*** Available data ***

template <int THREADS, int KPT, int MAXP, int PAD, bool KEY16, bool PACK20, bool CLUSTERED, class MidFn, class StoreFn>
__device__ __forceinline__ void partition_process_tile(const PartitionParams &p, uint32_t *sorted, uint32_t *hist,
                                                       uint32_t *toff, uint32_t *gbase, uint32_t *wave_sums,
                                                       uint32_t *long_runs, const uint32_t (&rel)[KPT], uint64_t ok,
                                                       MidFn &&mid,
                                                       StoreFn &&before_stores) {
  constexpr uint32_t NW = THREADS / 64;
  constexpr int BPT = MAXP / THREADS;
  constexpr int NS = MAXP / (NW * 64);
  static_assert(MAXP % THREADS == 0 && MAXP % (NW * 64) == 0 && PAD % 4 == 0, "shape");
  constexpr uint32_t RPAD = PACK20 ? 24u : KEY16 ? (uint32_t)kRunPad2 : (uint32_t)PAD;
  auto pad_up = [](uint32_t h) -> uint32_t { return PACK20 ? (h + 23u) / 24u * 24u : (h + (RPAD - 1u)) & ~(RPAD - 1u); };
  const bool fill = p.want_multiplicity != 0;
  auto pack6 = [&](uint32_t o, uint32_t h, uint32_t i) -> uint4 {
    uint64_t w[2];
    if (!fill) {
#pragma unroll
      for (int q = 0; q < 2; q++) {
        const uint32_t i0 = i + 3u * q;
        const uint64_t a = sorted[o + (i0 < h ? i0 : h - 1)], b = sorted[o + (i0 + 1 < h ? i0 + 1 : h - 1)],
                       c = sorted[o + (i0 + 2 < h ? i0 + 2 : h - 1)];
        w[q] = a | (b << 20) | (c << 40);
      }
    } else {
#pragma unroll
      for (int q = 0; q < 2; q++) {
        uint64_t e[3];
#pragma unroll
        for (uint32_t j = 0; j < 3; j++) {
          const uint32_t at = i + 3u * q + j;
          e[j] = at < h ? (uint64_t)sorted[o + at] : 0xFFFFFull;
        }
        w[q] = e[0] | (e[1] << 20) | (e[2] << 40);
      }
    }
    return make_uint4((uint32_t)w[0], (uint32_t)(w[0] >> 32), (uint32_t)w[1], (uint32_t)(w[1] >> 32));
  };
  const uint32_t tid = threadIdx.x;
  const uint32_t lane = tid & 63, wave = tid >> 6;
  const uint32_t sub_mask = (uint32_t)((1ull << p.sub_bits) - 1);
  for (uint32_t b = tid; b < (uint32_t)MAXP; b += THREADS) hist[b] = 0;
  constexpr uint32_t kLongRun = 1024, kMaxLongRuns = THREADS * KPT / kLongRun;
  if (CLUSTERED && tid == 0) long_runs[kMaxLongRuns] = 0;
  __syncthreads();
  bool whole = false;
  if (CLUSTERED) {
    uint32_t agreed = 0;
#pragma unroll
    for (int j = 0; j < KPT; j++) {
      const bool okj = (ok >> j) & 1;
      const uint32_t b = rel[j] >> p.sub_bits;
      const uint64_t act = __ballot(okj);
      const uint32_t first = act ? (uint32_t)__builtin_ctzll(act) : 0u;
      const uint32_t b0 = (uint32_t)__builtin_amdgcn_readlane((int)b, (int)first);
      agreed |= (__ballot(okj && b != b0) == 0 ? 1u : 0u) << j;
    }
    whole = agreed == (uint32_t)((1ull << KPT) - 1ull);
  }
  if (CLUSTERED && whole) {
#pragma unroll
    for (int j = 0; j < KPT; j++) {
      const uint64_t act = __ballot((ok >> j) & 1);
      const uint32_t first = act ? (uint32_t)__builtin_ctzll(act) : 64u;
      if (lane == first) atomicAdd(&hist[rel[j] >> p.sub_bits], (uint32_t)__builtin_popcountll(act));
    }
  } else {
#pragma unroll
    for (int j = 0; j < KPT; j++)
      if ((ok >> j) & 1) atomicAdd(&hist[rel[j] >> p.sub_bits], 1u);
  }
  __syncthreads();
  {
    uint32_t h[BPT], sum = 0;
#pragma unroll
    for (int k = 0; k < BPT; k++) {
      h[k] = hist[BPT * tid + k];
      sum += h[k];
    }
    uint32_t incl = sum;
#pragma unroll
    for (int d = 1; d < 64; d <<= 1) {
      uint32_t up = __shfl_up(incl, d, 64);
      if (lane >= (uint32_t)d) incl += up;
    }
    if (lane == 63) wave_sums[wave] = incl;
    __syncthreads();
    uint32_t excl = incl - sum;
    for (uint32_t w = 0; w < wave; w++) excl += wave_sums[w];
#pragma unroll
    for (int k = 0; k < BPT; k++) {
      const uint32_t b = BPT * tid + k;
      toff[b] = excl;
      hist[b] = excl;
      uint32_t g = 0;
      if (h[k] && b - p.bucket0 >= p.n_lists) {
        g = 0xFFFFFFFFu;
      } else if (h[k]) {
        const unsigned long long padded = pad_up(h[k]);
        const unsigned long long at = atomicAdd(&p.cursors[b], padded);
        if (at + padded > p.cap) {
          atomicMin(&p.cursors[p.n_buckets + b], at);
          g = 0xFFFFFFFFu;
        } else {
          g = (uint32_t)at;
          if (CLUSTERED && h[k] >= kLongRun) long_runs[atomicAdd(&long_runs[kMaxLongRuns], 1u)] = b;
        }
      }
      gbase[b] = g;
      excl += h[k];
    }
    if (tid == THREADS - 1) toff[MAXP] = excl;
  }
  __syncthreads();
  __builtin_amdgcn_sched_barrier(0);
  mid();
  __builtin_amdgcn_sched_barrier(0);
  if (CLUSTERED && whole) {
#pragma unroll
    for (int j = 0; j < KPT; j++) {
      const bool okj = (ok >> j) & 1;
      const uint64_t act = __ballot(okj);
      const uint32_t first = act ? (uint32_t)__builtin_ctzll(act) : 64u;
      uint32_t at = 0;
      if (lane == first) at = atomicAdd(&hist[rel[j] >> p.sub_bits], (uint32_t)__builtin_popcountll(act));
      at = (uint32_t)__builtin_amdgcn_readlane((int)at, (int)(first & 63u));
      const uint32_t before =
          __builtin_amdgcn_mbcnt_hi((uint32_t)(act >> 32), __builtin_amdgcn_mbcnt_lo((uint32_t)act, 0u));
      if (okj) sorted[at + before] = rel[j] & sub_mask;
    }
  } else {
#pragma unroll
    for (int j = 0; j < KPT; j++) {
      if (!((ok >> j) & 1)) continue;
      const uint32_t pos = atomicAdd(&hist[rel[j] >> p.sub_bits], 1u);
      sorted[pos] = rel[j] & sub_mask;
    }
  }
  __syncthreads();
  __builtin_amdgcn_sched_barrier(0);
  before_stores();
  __builtin_amdgcn_sched_barrier(0);
  {
    uint32_t m_o[NS], m_h[NS], m_g[NS];
#pragma unroll
    for (int s2 = 0; s2 < NS; s2++) {
      const uint32_t b = (lane + 64 * s2) * NW + wave;
      const bool in = b < p.n_buckets;
      const uint32_t o = in ? toff[b] : 0;
      m_o[s2] = o;
      m_h[s2] = in ? toff[b + 1] - o : 0;
      m_g[s2] = in ? gbase[b] : 0;
    }
    const uint32_t n_meta = (p.n_buckets > wave) ? (p.n_buckets - wave + NW - 1) / NW : 0;
    constexpr uint32_t LPB = (KEY16 || PACK20) ? 4u : 16u, BPS = 64u / LPB, KPL = PACK20 ? 6u : KEY16 ? 8u : 4u;
    const uint32_t grp = lane / LPB, sub = lane % LPB;
#pragma unroll
    for (int s2 = 0; s2 < NS; s2++) {
      const uint32_t m_end = n_meta > 64u * s2 ? (n_meta - 64u * s2 < 64u ? n_meta - 64u * s2 : 64u) : 0;
      for (uint32_t m0 = 0; m0 < m_end; m0 += BPS) {
        const uint32_t m = m0 + grp, src = m & 63;
        const uint32_t o = __shfl(m_o[s2], src, 64), g = __shfl(m_g[s2], src, 64);
        uint32_t h = __shfl(m_h[s2], src, 64);
        if (m >= m_end) h = 0;
        if (CLUSTERED && h >= kLongRun && g != 0xFFFFFFFFu) h = 0;
        if (h == 0) continue;
        const uint32_t b = (m + 64 * s2) * NW + wave;
        if (g != 0xFFFFFFFFu) {
          const uint32_t padded = pad_up(h);
          if (PACK20) {
            uint8_t *dst = (uint8_t *)p.lists + ((uint64_t)(b - p.bucket0) * p.cap + g) / 3 * 8;
            for (uint32_t i = KPL * sub; i < padded; i += KPL * LPB) *(uint4 *)(dst + (uint64_t)(i / 3) * 8) = pack6(o, h, i);
          } else if (KEY16) {
            uint16_t *dst = (uint16_t *)p.lists + (uint64_t)(b - p.bucket0) * p.cap + g;
            for (uint32_t i = KPL * sub; i < padded; i += KPL * LPB) {
              uint32_t k8[8];
#pragma unroll
              for (uint32_t j = 0; j < 8; j++) k8[j] = sorted[o + (i + j < h ? i + j : h - 1)];
              uint4 v;
              v.x = k8[0] | (k8[1] << 16);
              v.y = k8[2] | (k8[3] << 16);
              v.z = k8[4] | (k8[5] << 16);
              v.w = k8[6] | (k8[7] << 16);
              *(uint4 *)&dst[i] = v;
            }
          } else {
            uint32_t *dst = p.lists + (uint64_t)(b - p.bucket0) * p.cap + g;
            for (uint32_t i = KPL * sub; i < padded; i += KPL * LPB) {
              uint4 v;
              v.x = i < h ? sorted[o + i] : kListPad;
              v.y = i + 1 < h ? sorted[o + i + 1] : kListPad;
              v.z = i + 2 < h ? sorted[o + i + 2] : kListPad;
              v.w = i + 3 < h ? sorted[o + i + 3] : kListPad;
              *(uint4 *)&dst[i] = v;
            }
          }
        } else {
          for (uint32_t i = sub; i < h; i += LPB) {
            const uint64_t r = ((uint64_t)b << p.sub_bits) | sorted[o + i];
            const uint32_t bit = 1u << (r & 31);
            const uint32_t prev = atomicOr(&p.seen[r >> 5], bit);
            if ((prev & bit) && p.want_multiplicity) atomicOr(&p.twice[r >> 5], bit);
          }
        }
      }
    }
  }
  if (CLUSTERED) {
    const uint32_t n_long = long_runs[kMaxLongRuns];
    for (uint32_t q = 0; q < n_long; q++) {
      const uint32_t b = long_runs[q];
      const uint32_t o = toff[b], h = toff[b + 1] - o, g = gbase[b];
      const uint32_t padded = pad_up(h);
      if (PACK20) {
        uint8_t *dst = (uint8_t *)p.lists + ((uint64_t)(b - p.bucket0) * p.cap + g) / 3 * 8;
        for (uint32_t i = 6u * tid; i < padded; i += 6u * THREADS) *(uint4 *)(dst + (uint64_t)(i / 3) * 8) = pack6(o, h, i);
      } else if (KEY16) {
        uint16_t *dst = (uint16_t *)p.lists + (uint64_t)(b - p.bucket0) * p.cap + g;
        for (uint32_t i = 8u * tid; i < padded; i += 8u * THREADS) {
          uint32_t k8[8];
#pragma unroll
          for (uint32_t j = 0; j < 8; j++) k8[j] = sorted[o + (i + j < h ? i + j : h - 1)];
          uint4 v;
          v.x = k8[0] | (k8[1] << 16);
          v.y = k8[2] | (k8[3] << 16);
          v.z = k8[4] | (k8[5] << 16);
          v.w = k8[6] | (k8[7] << 16);
          *(uint4 *)&dst[i] = v;
        }
      } else {
        uint32_t *dst = p.lists + (uint64_t)(b - p.bucket0) * p.cap + g;
        for (uint32_t i = 4u * tid; i < padded; i += 4u * THREADS) {
          uint4 v;
          v.x = i < h ? sorted[o + i] : kListPad;
          v.y = i + 1 < h ? sorted[o + i + 1] : kListPad;
          v.z = i + 2 < h ? sorted[o + i + 2] : kListPad;
          v.w = i + 3 < h ? sorted[o + i + 3] : kListPad;
          *(uint4 *)&dst[i] = v;
        }
      }
    }
  }
  __syncthreads();
}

*** End of Available data ***

### Assigned task
Wherever a line contains the string "unsigned", copy that line from the data.

### Answer to this problem
        const unsigned long long padded = pad_up(h[k]);
        const unsigned long long at = atomicAdd(&p.cursors[b], padded);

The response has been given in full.